Let’s now put in into practice:

Here is a code snippet that shows you how to chat with Llama3.1 and makes it use a tool. In this case, the tool is a simple function that queries a free website for headline news for a requested country:

import ollama
import requests
import json

messages = [{'role': 'user', 'content': 'What is the main news right now in the USA?'}]

def getnews(c):
    c=c.lower().strip()
    if c=='france': s='fr'
    elif c=='india': s='in'
    elif c=='usa': s='us'
    elif c=='australia': s='au'
    elif c=='russia': s='ru'
    elif c=='united kingdom': s='gb'
    else:
        print("unknown country",c)
        s='fr'
    url="https://saurav.tech/NewsAPI/top-headlines/category/general/"+s+".json"
    print("calling fct")
    response = requests.get(url)
    res = response.text
    print("tool res",res)
    print("\n"*5)

    n=json.loads(res)
    r=n['articles'][0]['title']+": "+n['articles'][0]['content']
    print("extracting news",r,"\n"*3)
    return r

def main():
    response = ollama.chat(
        model='llama3.1',
        messages=messages,
        tools=[
          {
            'type': 'function',
            'function': {
              'name': 'getnews',
              'description': 'Get recent news from a country',
              'parameters': {
                'type': 'object',
                'properties': {
                    'country': {
                        'type': 'string',
                        'description': 'The name of the country',
                        },
                },
                'required': ['country'],
              },
            },
          },
        ],
    )

    # Add the model's response to the conversation history
    messages.append(response['message'])
    print("first answer",response['message'])

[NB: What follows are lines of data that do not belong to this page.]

+constexpr int MHW = 34;
+constexpr int MHPX = (DTH + 2) * MHW;
+
+template <bool FLIP, bool STATS, bool RED>
+__global__ __launch_bounds__(TPB, 3) void k_dwconv_mma(const bf16_t* x, int H, int W, int C, const float* w9, const float* bias,
+                                                       bf16_t* y, crd_sum_t* stats, int tiles_x, InNorm inn, RedOut red) {
+  typedef __attribute__((ext_vector_type(4))) unsigned u32x4;
+  constexpr int NT = TPB;
+  constexpr int RPW = DTH;
+  __shared__ __attribute__((aligned(16))) uint4 sh[MHPX * 8 + 1];
+  const int b = blockIdx.z;
+  const int c_win = blockIdx.y * DCW;
+  const int tyi = blockIdx.x / tiles_x, txi = blockIdx.x - tyi * tiles_x;
+  const int ty0 = tyi * DTH, tx0 = txi * 32;
+  const char* xb = reinterpret_cast<const char*>(x + (long long)b * H * W * C);
+  char* yb = reinterpret_cast<char*>(y + (long long)b * H * W * C);
+  const int t = threadIdx.x;
+  const int nG = (C - c_win) >= DCW ? 8 : (C - c_win) >> 3;
+  const int wave = t >> 6, l = t & 63;
+  const int p = l & 15, kq = l >> 4;
+  const bool wok = wave * 2 < nG;
+  const int cg = c_win + (wok ? wave * 16 : 0);
+  union Frag { bf16x8 v; unsigned u[4]; };
+  Frag wf[5];
+  float wlo[5];
+  const int wdw = (l & 7) >> 1, wsft = (l & 1) * 16;
+  bool has_lo = false;
+  f32x4 bv = {0.f, 0.f, 0.f, 0.f};
+  float na[8], ns[8];
+  innorm_coeffs(inn, b, C, (long long)H * W, c_win + (t & 7) * 8, (t & 7) < nG, na, ns);
+  float rmean = 0.f, rrstd = 0.f;
+  if (RED) gn_mean_rstd(red.stats + (long long)b * (C >> 4) * 2, cg >> 4, 1, (float)H * W * 16.f, rmean, rrstd);
+  {
+    constexpr int NP = (MHPX * 8 + NT - 1) / NT;
+    uint4 r[NP];
+    bool inimg[NP];
+#pragma unroll
+    for (int k = 0; k < NP; ++k) {
+      const int i = t + k * NT;
+      const int hp = i >> 3, g = i & 7;
+      const int hy = hp / MHW, hx = hp - hy * MHW;
+      const int iy = ty0 - 1 + hy, ix = tx0 - 1 + hx;
+      inimg[k] = i < MHPX * 8 && g < nG && (unsigned)iy < (unsigned)H && (unsigned)ix < (unsigned)W;
+      const int cy = iy < 0 ? 0 : (iy < H ? iy : H - 1), cx = ix < 0 ? 0 : (ix < W ? ix : W - 1), cgr = g < nG ? g : 0;
+      const uint4 u = *reinterpret_cast<const uint4*>(xb + (unsigned)(((cy * W + cx) * C + c_win + cgr * 8) * 2));
+      r[k] = inimg[k] ? u : make_uint4(0, 0, 0, 0);
+    }
+    if (wok) {
+      const int c = l & 15;
+#pragma unroll
+      for (int s = 0; s < 5; ++s) {
+        const int tap = 2 * s + (kq >> 1);
+        const bool nz = tap < 9 && (kq & 1) == (c >> 3);
+        const int tp = tap < 9 ? tap : 8;
+        const float w = w9[(long long)(FLIP ? 8 - tp : tp) * C + cg + c];
+        const float wv = nz ? w : 0.f;
+        const unsigned hb = pack_bf2(wv, 0.f) & 0xffffu;
+        const float lo = wv - bf_lo(hb);
+        has_lo = has_lo || lo != 0.f;
+        wlo[s] = lo;
+#pragma unroll
+        for (int d = 0; d < 4; ++d) wf[s].u[d] = d == wdw ? hb << wsft : 0u;
+      }
+      if (bias) {
+#pragma unroll
+        for (int j = 0; j < 4; ++j) bv[j] = bias[cg + 4 * kq + j];
+      }
+    }
+#pragma unroll
+    for (int k = 0; k < NP; ++k) {
+      const int i = t + k * NT;
+      const int hp = i >> 3, g = i & 7;
+      if (i < MHPX * 8) sh[hp * 8 + (g ^ (hp & 7))] = (inn.stats && inimg[k]) ? innorm_apply(r[k], na, ns) : r[k];
+    }
+    if (t == 0) sh[MHPX * 8] = make_uint4(0, 0, 0, 0);
+  }
+  has_lo = __any(has_lo);
+  const int px = tx0 + 16 * (kq & 1) + p, c8 = cg + 8 * (kq >> 1);
+  const int pxc = px < W ? px : W - 1;
+  uint4 xrv[RPW];
+  if (RED && wok) {
+    const char* xrb = reinterpret_cast<const char*>(red.xr + (long long)b * H * W * C);
+#pragma unroll
+    for (int i = 0; i < RPW; ++i) {
+      const int oy = ty0 + i;
+      const int cy = oy < H ? oy : H - 1;
+      xrv[i] = *reinterpret_cast<const uint4*>(xrb + (unsigned)(((cy * W + pxc) * C + c8) * 2));
+    }
+  }
+  __syncthreads();
+  if (!wok) return;
+  auto seg_row = [](int seg) { return (seg >> 2) + 4 * ((seg >> 1) & 1); };
+  int hpo[5];
+#pragma unroll
+  for (int s = 0; s < 5; ++s) {
+    const int tap = 2 * s + (kq >> 1);
+    const int tp = tap < 9 ? tap : 8;
+    hpo[s] = (tp / 3) * MHW + (tp % 3) + p;
+  }
+  const bool zl = kq >= 2;
+  const int gi = (wave * 2 + (kq & 1));
+  const char* shb = reinterpret_cast<const char*>(sh);
+  auto read_frags = [&](int seg, Frag (&f)[5]) {
+    const int rl = seg_row(seg), h = seg & 1;
+#pragma unroll
+    for (int s = 0; s < 5; ++s) {
+      const int sw = (hpo[s] + 2 * (rl & 3)) & 7;
+      unsigned a = (unsigned)(hpo[s] * 128 + ((gi ^ sw) << 4)) + (unsigned)((rl * MHW + 16 * h) * 128);
+      if (s == 4) a = zl ? (unsigned)(MHPX * 128) : a;
+      f[s].v = *reinterpret_cast<const bf16x8*>(shb + a);
+    }
+  };
+  const bool h1 = tx0 + 16 < W;
+  float s1 = 0.f, s2 = 0.f;
+  float rs0[8], rs1[8];
+#pragma unroll
+  for (int j = 0; j < 8; ++j) rs0[j] = rs1[j] = 0.f;
+  Frag cur[5], nxt[5];
+  f32x4 acc0;
+  read_frags(0, cur);
+#pragma unroll
+  for (int seg = 0; seg < 2 * RPW; ++seg) {
+    const bool live = (seg & 1) == 0 || h1, live_next = (seg & 1) == 1 || h1;
+    if (seg + 1 < 2 * RPW && live_next) read_frags(seg + 1, nxt);
+    f32x4 acc = bv;
+    if (live) {
+#pragma unroll
+      for (int s = 0; s < 5; ++s) acc = __builtin_amdgcn_mfma_f32_16x16x32_bf16(wf[s].v, cur[s].v, acc, 0, 0, 0);
+      if (has_lo) {
+#pragma unroll
+        for (int s = 0; s < 5; ++s) {
+          const unsigned lb = pack_bf2(wlo[s], 0.f) & 0xffffu, lb2 = pack_bf2(wlo[s] - bf_lo(lb), 0.f) & 0xffffu;
+          Frag wl, wl2;
+#pragma unroll
+          for (int d = 0; d < 4; ++d) { wl.u[d] = d == wdw ? lb << wsft : 0u; wl2.u[d] = d == wdw ? lb2 << wsft : 0u; }
+          acc = __builtin_amdgcn_mfma_f32_16x16x32_bf16(wl.v, cur[s].v, acc, 0, 0, 0);
+          acc = __builtin_amdgcn_mfma_f32_16x16x32_bf16(wl2.v, cur[s].v, acc, 0, 0, 0);
+        }
+      }
+    }
+    if ((seg & 1) == 0) acc0 = acc;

    # Check if the model decided to use the provided function
    if not response['message'].get('tool_calls'):
        print("The model didn't use the function. Its response was:")
        print(response['message']['content'])
        return

    # Process function calls made by the model
    if response['message'].get('tool_calls'):
        available_functions = {
          'getnews': getnews,
        }
        for tool in response['message']['tool_calls']:
          function_to_call = available_functions[tool['function']['name']]
          function_response = function_to_call(tool['function']['arguments']['country'])
          # Add function response to the conversation
          messages.append(
            {
              'role': 'tool',
              'content': function_response,
            }
          )

    # Second API call: Get final response from the model
    final_response = ollama.chat(model='llama3.1', messages=messages)
    print(final_response['message']['content'])

main()

# adapted from https://github.com/ollama/ollama-python/blob/main/examples/tools/main.py

Test this code, requesting top news from several countries, and ensure that the LLM does indeed make a call to the news scrapper and does not hallucinate fake news.
Add another for the current weather: I recommend https://wttr.in
Add another tool of your liking: be creative!
Modify the code so that multiple news, instead of the first news only, are passed to the LLM.